I'll miss the people to whom I've taken Holy Communion, and when I'm not rostered to play the organ I'd be very happy to take them to Mass.

I should have said this when I finished up as an ‘Extraordinary’ Minister of Holy Communion at Mass. But I knew even that would mean the rest of our small team of ministers would have to take up the slack.
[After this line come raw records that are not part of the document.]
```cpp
template <int NB, int HR, bool STRICT, bool QUAD, int V = 0, int BLK = PM_BLOCK>
static int launch_sweep_t(tsar_ctx* ctx, int colour, const PlaneBuf& same_in, const PlaneBuf& other, const PlaneBuf& same_out,
                          uint32_t stream_id, int do_prop, int do_refine) {
    constexpr int SWEEP_RH = 2 * BLK / PM_RW;
#ifdef TSAR_EXPERIMENTS
    const size_t lds_pad = ctx->lds_pad;
#else
    constexpr size_t lds_pad = 0;
#endif
    SweepMemo memo;
    memo.cand = ctx->memo_cand; memo.seq = ctx->memo_seq; memo.changed = ctx->changed_seq;
    memo.launch = ctx->launch_seq; memo.valid_from = ctx->memo_valid_from;
    memo.mode = (ctx->memo_mode && ctx->memo_cand && ctx->cost_consistent && !ctx->final_text) ? 1 : 0;
    memo.prune_steps = ((V & TSAR_V_PRUNE) != 0 && do_refine && ctx->call_launch >= ctx->prune_from) ? ctx->prune_steps : 0;
    memo.prune_counts = (V & TSAR_V_PRUNE) != 0 ? ctx->prune_counts : nullptr;
    bool packed = false;
    if constexpr (sweep_has_packed_form<HR, QUAD, V>())
        packed = memo.mode && do_prop && ctx->compact_from >= 0 && ctx->call_launch >= ctx->compact_from;
    auto kern = pm_sweep_kernel<NB, HR, STRICT, QUAD, V, BLK, false>;
    if constexpr (sweep_has_packed_form<HR, QUAD, V>())
        if (packed) kern = pm_sweep_kernel<NB, HR, STRICT, QUAD, V, BLK, true>;
    const size_t slots = packed ? 6 * (size_t)BLK : 0;
    TapGrid g;
    if (const int rc = tap_grid(ctx, kern, SWEEP_RH, BLK, QUAD, V, lds_pad + slots, g)) return rc;
    memo.slot_off = packed ? (int)(g.lds - slots) : 0;
    {
        ScopedKernelTimer tm(ctx, (V & TSAR_V_GEOM) ? "pm_sweep_geom" : "pm_sweep");
        ScopedKernelTimer tm_packed(ctx, packed ? "pm_sweep_packed" : nullptr);
        ScopedKernelTimer tm_prune(ctx, (V & TSAR_V_PRUNE) ? "pm_sweep_prune" : nullptr);
// ... 16 lines not shown
```

tsar-mvs_amd/csrc/pm_tap_common.h:

```cpp
#pragma once

typedef const uint32_t __attribute__((address_space(1)))* global_u32_ptr;
typedef const float __attribute__((address_space(1)))* global_f32_ptr;

template <bool STRICT, bool ROW = false>
DEVFN void tap_line_base(const float* H, float a, float& bx, float& by, float& bz) {
    bx = STRICT ? H[0] * a : fma_(H[ROW ? 1 : 0], a, H[2]);
    by = STRICT ? H[3] * a : fma_(H[ROW ? 4 : 3], a, H[5]);
    bz = STRICT ? H[6] * a : fma_(H[ROW ? 7 : 6], a, H[8]);
}
template <bool STRICT, bool ROW = false>
DEVFN void tap_homogeneous(const float* H, float t, float bx, float by, float bz, float& X, float& Y, float& Z) {
    X = fma_(H[ROW ? 0 : 1], t, bx); Y = fma_(H[ROW ? 3 : 4], t, by); Z = fma_(H[ROW ? 6 : 7], t, bz);
    if (STRICT) { X += H[2]; Y += H[5]; Z += H[8]; }
}
DEVFN void pixel_homogeneous(const float* H, float xi, float yj, float& X, float& Y, float& Z) {
    float bx, by, bz;
    tap_line_base<false>(H, xi, bx, by, bz);
    tap_homogeneous<false>(H, yj, bx, by, bz, X, Y, Z);
}

template <bool STRICT, bool GUARD>
DEVFN void tap_divide(float X, float Y, float Z, float& u, float& v) {
    if (STRICT) {
// ... 109 lines not shown
    bool textured;
};
DEVFN PixelRef pixel_ref_from_sums(float sum_ref, float sum_ref_ref, float inv_wsum) {
    PixelRef pr;
    pr.inv_wsum = inv_wsum;
    sum_ref *= pr.inv_wsum;
    sum_ref_ref *= pr.inv_wsum;
    pr.mean_ref = sum_ref;
    pr.var_ref = sum_ref_ref - sum_ref * sum_ref;
    pr.textured = !(pr.var_ref < 1e-5f);
    return pr;
}

struct ViewPrune {
    float cost_now;
    bool on;
    bool skipped;
};
#define PM_PRUNE_E 0.9f
#define PM_PRUNE_EA 0.45f
#define PM_PRUNE_SLACK 1.0e-4f
DEVFN bool prune_proven(const TapSums& t, float aw, float ar, float arr, const PixelRef& pr, float cost_now) {
    const float E = PM_PRUNE_EA * aw * aw;
    const float a_lo = fma_(aw, arr, -(ar * ar)) - E;
    const float b_lo = fma_(aw, t.src_src, -(t.src * t.src)) - E;
    const float c_hi = fabsf(fma_(aw, t.ref_src, -(ar * t.src))) + E;
    const float raw = __builtin_amdgcn_rcpf(aw);
    const float q = fma_(-(c_hi * c_hi), __builtin_amdgcn_rcpf(b_lo), a_lo) * raw;
    const float vs = (b_lo * raw) * pr.inv_wsum, vr = pr.var_ref - PM_PRUNE_E;
    const float n2 = fma_(-q, pr.inv_wsum * __builtin_amdgcn_rcpf(pr.var_ref + PM_PRUNE_E), 1.0f);
    const float eg = PM_PRUNE_E * __builtin_amdgcn_rsqf(vr * vs);
    const float tt = 1.0f - cost_now;
// ... 16 lines not shown
```

tsar-mvs_amd/csrc/pm_tap_r5.h:

```cpp
#pragma once

#define PM_PRUNE_FIRST_LINE 2
#define PM_PRUNE_LAST_LINE 4

template <bool STRICT, bool ROW, bool D16, bool BUF, bool MIX, int BLK, int DIAG = 0, bool PRUNE = false, bool PAIR = false>
DEVFN float view_cost_r5(const DevScene* __restrict__ sc, const DevView& vw, const unsigned short* tile, int tw, int own, const float* wts,
                         const PixelRef& pr, int x, int y, const float4& n4, ViewPrune* vp = nullptr) {
    static_assert(!(STRICT && ROW), "the row-wise walk changes the summation order: fast mode only");
    static_assert(!PRUNE || (ROW && D16 && !STRICT && DIAG == 0), "the partial-window bound is written for the fast row-wise loop");
    static_assert(!MIX || (BUF && !STRICT), "the half-float difference texture serves the fast arithmetic's blend through buffer loads");
    static_assert(!PAIR || (ROW && D16 && !STRICT && !BUF && !MIX && !PRUNE), "the paired gathers are written for the plain fast row-wise loop on the byte texture");
    static_assert(DIAG != 3 || PAIR, "DIAG 3 is a form of the paired loop");
    const int w = sc->w, h = sc->h, qp = sc->quad_pitch;
    const int qorg = quad_border_bytes(qp);
    float H[9];
    if (STRICT) plane_homography(sc->ref, vw, n4, H, sc->k_sparse != 0);
    else plane_homography_fast(sc->ref, vw, n4, H);
    float sum_src = 0.f, sum_src_src = 0.f, sum_ref_src = 0.f;
    bool need_clamp;
    if (!STRICT) {
        float Xc, Yc, Zc;
        pixel_homogeneous(H, (float)x, (float)y, Xc, Yc, Zc);
        const float a = fabsf(H[0]) + fabsf(H[1]), b = fabsf(H[3]) + fabsf(H[4]), c = fabsf(H[6]) + fabsf(H[7]);
        const float Zmin = fma_(-5.0f, c, Zc);
// ... 124 lines not shown
            if (MIX) s = blend_dquad(q2[jj], ax[jj], ay[jj]);
            else s = blend_quad<!STRICT>(q[jj], ax[jj], ay[jj]);
            if (jj == 0 && DIAG != 2) {
                if (D16)
                    asm("s_waitcnt lgkmcnt(0)" : "+v"(rcol[0]), "+v"(rcol[1]), "+v"(rcol[2]), "+v"(rcol[3]), "+v"(rcol[4]), "+v"(rcol[5]),
                        "+v"(wcol[0]), "+v"(wcol[1]), "+v"(wcol[2]), "+v"(s));
                else
                    asm("s_waitcnt lgkmcnt(0)" : "+v"(wcol[0]), "+v"(wcol[1]), "+v"(wcol[2]), "+v"(s));
            }
            const float r = D16 ? rcol[jj] : tile_value(ROW ? tile[own + i * tw + (2 * jj - 5)] : tile[own + (2 * jj - 5) * tw + i]);
            const float wt = wcol[jj >> 1][jj & 1];
            const TapSums t = tap_accumulate<STRICT>(TapSums{sum_src, sum_src_src, sum_ref_src}, wt, r, s);
            sum_src = t.src; sum_src_src = t.src_src; sum_ref_src = t.ref_src;
        }
    };
    auto pruned = [&](int line) {
        if constexpr (PRUNE) {
            if (vp->on && line >= PM_PRUNE_FIRST_LINE - 1 && line < PM_PRUNE_LAST_LINE) {
                float pa_w = 0.f, pa_r = 0.f, pa_rr = 0.f;
#pragma unroll 1
                for (int l = 0; l <= line; l++) {
#pragma unroll
                    for (int jj = 0; jj < 6; jj++) {
                        const float wt = wts[(6 * jj + l) * BLK], r = tile_value(tile[own + (2 * l - 5) * tw + (2 * jj - 5)]);
                        const float wr = wt * r;
                        pa_w += wt;
                        pa_r += wr;
                        pa_rr = fma_(wr, r, pa_rr);
                    }
                }
                if (__all(prune_proven(TapSums{sum_src, sum_src_src, sum_ref_src}, pa_w, pa_r, pa_rr, pr, vp->cost_now))) { vp->skipped = true; return true; }
            }
        }
        return false;
    };
    if (need_clamp) {
#pragma unroll 1
        for (int i = -5; i <= 5; i += 2) { line6(i, std::true_type(), std::false_type()); if (pruned((i + 5) >> 1)) return TSAR_MAXCOST; }
    } else if (MIX && !(PRUNE && vp->on)) {
#pragma unroll
        for (int i = -5; i <= 5; i += 2) line6(i, std::false_type(), std::bool_constant<MIX>());
    } else {
#pragma unroll 1
        for (int i = -5; i <= 5; i += 2) { line6(i, std::false_type(), std::false_type()); if (pruned((i + 5) >> 1)) return TSAR_MAXCOST; }
    }
    return ncc_cost(pr, TapSums{sum_src, sum_src_src, sum_ref_src});
}

__host__ __device__ constexpr bool r5_diag_variant(int V) { return V == (250 | TSAR_V_BUF | TSAR_V_MIX | 4194304) || V == (250 | TSAR_V_BUF | TSAR_V_MIX | 8388608); }
__host__ __device__ constexpr bool r5_production_variant(int V) { return V == 114 || V == 122 || V == 250 || V == (114 | TSAR_V_BUF) || V == (122 | TSAR_V_BUF) || V == (250 | TSAR_V_BUF) || V == (250 | TSAR_V_BUF | TSAR_V_MIX); }
```

tsar-mvs_amd/csrc/tsar_api.hip:

```cpp
#include <float.h>
#include <math.h>
#include <stdio.h>
#include <stdlib.h>
#include <string.h>

#include <algorithm>

#include "tsar_dev.h"

ScopedKernelTimer::ScopedKernelTimer(tsar_ctx* c, const char* name) : ctx(c) {
    if (!ctx->timing || !name) return;
    for (size_t k = 0; k < ctx->timers.size(); k++)
        if (ctx->timers[k].name == name) ti = (int)k;
    if (ti < 0) {
        ctx->timers.emplace_back();
        ctx->timers.back().name = name;
        ti = (int)ctx->timers.size() - 1;
    }
    if (hipEventCreate(&e0) != hipSuccess) { ti = -1; return; }
    if (hipEventCreate(&e1) != hipSuccess) { hipEventDestroy(e0); ti = -1; return; }
    hipEventRecord(e0, ctx->stream);
}
ScopedKernelTimer::~ScopedKernelTimer() {
    if (ti < 0) return;
// ... 166 lines not shown
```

That was about two years ago. By then it was clear to me that the post-Vatican II innovation of Communion in the hand was a tragic mistake. It was never mandated by Vatican II. It was a deliberate manoeuvre by the Church's progressive prelates, only belatedly ‘permitted’ by the Vatican in an attempt to shut the stable door - but by then the horse of disobedience had bolted. The Church in NZ, where we love to lead the world, had the bit between its teeth.

Kneelers and sanctuary rails went to the tip, statues to garden sheds and we had the ‘New Mass’ (substantially rejected by the Episcopal Synod, never submitted to the Episcopal Conferences and never asked for by the people). Lay people, urged on by bishops and priests, were up and doing.
Handling and distributing the Body and Blood of Jesus Christ is a sublime privilege  which had always been reserved, until Vatican II, to the consecrated hands of priests. “To touch the Sacred Species and to distribute them with their own hands is a privilege of the ordained” (Pope St John Paul II). 
Church law is clear: so-called ‘Extraordinary’ Ministers of the Eucharist must be used only in cases of ‘true necessity’ or ‘cases of an unforeseen nature’, must be properly trained, and mandated by the Bishop.

There's no need to distribute the Precious Blood; in the Host we receive both the Body and Blood of Christ. Chalice bearers are unnecessary and increase the chance of desecration of the Sacred Species which commonly occurs with lay people handing out the Host - particles, each of which is the Body and Blood, soul and divinity of Christ whole and entire, are often dropped, ignored, trodden on. 

“By their fruits you shall know them … the evil tree bringeth forth evil fruit” (Mt 7:16,17)
Among the fruits of Vatican II, including the fruits of laity handling the Sacred Species, are sex abuse scandals, a dramatic fall-off in Mass attendance, use of the Sacraments and men in training for the priesthood.

“It has come to our knowledge that some priests deliver the Lord’s Body to a layman or a woman to carry It to the sick: the synod therefore forbids such presumption to continue; and let the priest himself communicate to the sick.” (St Thomas Aquinas, Summa Theologiae).